Generating a signal from a frequency vector

Something that arises occasionally is that you have a vector of frequencies f, and you want to generate a frequency modulated signal with that frequency. For example, maybe you have a vector of frequency versus time for a shaft, and you are trying to generate a simulated vibration profile that tracks with speed. Your first temptation is going to be sig=sin(2 * pi * f * t), but that will not work. Try the following quick example in matlab: Fs = 1000; t = 0:(1/Fs):10; freq= 6+(t/5).^2; sig = sin( 2 * pi * freq .* t); figure; plot(t, sig); xlim([9.8 10]). You can easily see that freq(end) is 6+(10/5)^2=10, so you'd expect that the last cycle would have a period of 100ms, but in fact it's more like 55ms, which is much too fast.

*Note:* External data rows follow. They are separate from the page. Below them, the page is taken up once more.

template <int BLOCK>
__device__ __forceinline__ void count_lds_clear(uint32_t *count_lds)
{
    for (uint32_t k = threadIdx.x; k < (uint32_t)XM_COUNT_LDS_WORDS; k += BLOCK) count_lds[k] = 0;
}

template <typename T, bool PAIRED, bool NT, int BLOCK, bool COUNTS, int BINMODE>
__global__ void __launch_bounds__(BLOCK)
classify_kernel(const T *__restrict__ as1, const T *__restrict__ xs1,
                const T *__restrict__ as2, const T *__restrict__ xs2,
                const uint8_t *__restrict__ unit_bits8, T m,
                uint8_t *__restrict__ code, uint64_t n, CountSink sink)
{
    __shared__ uint32_t last_state[BLOCK / 64];
    __shared__ __attribute__((aligned(16))) uint32_t count_lds[COUNTS ? XM_COUNT_LDS_WORDS : 4];
    if (COUNTS) count_lds_clear<BLOCK>(count_lds);
    if (((uint64_t)blockIdx.x + sink.blk0 + 1) * (BLOCK * 4) <= n)
        classify_body<T, PAIRED, NT, BLOCK, true, COUNTS, BINMODE>(as1, xs1, as2, xs2, unit_bits8, m, code, n, last_state, count_lds, sink);
    else
        classify_body<T, PAIRED, NT, BLOCK, false, COUNTS, BINMODE>(as1, xs1, as2, xs2, unit_bits8, m, code, n, last_state, count_lds, sink);
}


__device__ __attribute__((noinline)) uint4 load_codes16_tail(const uint8_t *__restrict__ code, uint64_t base, uint64_t n)
{
    uint32_t w[4];
    for (int k = 0; k < 4; ++k) {
        uint32_t acc = 0;
        for (int j = 0; j < 4; ++j) {
            const uint64_t i = base + 4 * k + j;
            const uint32_t c = (i < n) ? (uint32_t)code[i] : XM_NO_UNIT;
            acc |= c << (8 * j);
        }
        w[k] = acc;
    }
    return make_uint4(w[0], w[1], w[2], w[3]);
}

__device__ __forceinline__ void load_codes16(const uint8_t *__restrict__ code, uint64_t base, uint64_t n,
                                             uint32_t w[4])
{
    uint4 v;
    if (base + 16 <= n) v = *reinterpret_cast<const uint4 *>(code + base);
    else v = load_codes16_tail(code, base, n);
    w[0] = v.x; w[1] = v.y; w[2] = v.z; w[3] = v.w;
}

__device__ __attribute__((noinline)) uint32_t load_codes4_tail(const uint8_t *__restrict__ code, uint64_t base, uint64_t n)
{
    uint32_t acc = 0;
    for (int j = 0; j < 4; ++j) {
        const uint64_t i = base + j;
        const uint32_t c = (i < n) ? (uint32_t)code[i] : XM_NO_UNIT;
        acc |= c << (8 * j);
    }
    return acc;
}

__global__ void __launch_bounds__(XM_BLOCK)
hist_kernel(const uint8_t *__restrict__ code, uint64_t n, uint32_t n_gran, CountSink sink)
{
    __shared__ __attribute__((aligned(16))) uint32_t lds_all[XM_BLOCK / 64][XM_COUNT_LDS_WORDS];
    const uint32_t lane = threadIdx.x & 63u, wave = threadIdx.x >> 6;
    uint32_t *lds = lds_all[wave];
    const uint32_t g = blockIdx.x * (XM_BLOCK / 64) + wave;
    if (g >= n_gran) return;
    for (uint32_t k = lane; k < (uint32_t)XM_COUNT_LDS_WORDS; k += 64u) lds[k] = 0;

    constexpr int TILES = XM_GRAN / 1024;
    const uint64_t rec0 = (uint64_t)g * XM_GRAN;
    uint32_t w[TILES][4];
#pragma unroll
    for (int k = 0; k < TILES; ++k) load_codes16(code, rec0 + (uint64_t)k * 1024u + lane * 16u, n, w[k]);
    lds_settle();

    const uint32_t rep = lane & (XM_HREP - 1u);
    uint32_t common = w[0][0] & 0xFFu;
    if (common == XM_NO_UNIT) common = (w[0][0] >> 8) & 0xFFu;
    common = (uint32_t)__builtin_amdgcn_readfirstlane((int)common);
    uint32_t n_common = 0;
#pragma unroll
    for (int k = 0; k < TILES; ++k) {
#pragma unroll
        for (int j = 0; j < 16; ++j) {
            const uint32_t c = (w[k][j >> 2] >> (8 * (j & 3))) & 0xFFu;
            const bool unit = c != XM_NO_UNIT;
            if (__ballot(unit) == 0ull) continue;
            const bool same = unit && c == common;
            n_common += same ? 1u : 0u;
            if (unit && !same) atomicAdd(&lds[(c & 63u) * XM_HREP + rep], 1u);
        }
    }
    if (n_common) atomicAdd(&lds[(common & 63u) * XM_HREP + rep], n_common);
    lds_settle();
    count_flush(lds, g, sink);
}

Here is why: if we have a continuous function f (t), what we really want to plot is sin($\theta$(t)). How do we get from f (t) to $\theta$(t)? The answer is not multiply by t, but integrate with respect to time. In other words $\theta$(t) = 2$\pi$$\int_{{0}}^{{t}}$f ($\tau$)d$\tau$. Now, if f (t) = f₀, where f₀ is a constant, then we have simply $\theta$(t) = 2$\pi$$\int_{{0}}^{{t}}$f₀d$\tau$ = 2$\pi$f₀$\int_{{0}}^{{t}}$d$\tau$ = 2$\pi$f₀t. So if our frequency is constant, we can just multiply by t, but if it is non-constant, we have to integrate.

Here's the matlab code you want to use: theta = cumtrapz( t, freq); sig2 = sin( 2 * pi * theta); figure; plot(t, sig2); xlim([9.8 10]). You can see this now gives the expected period for the last cycle.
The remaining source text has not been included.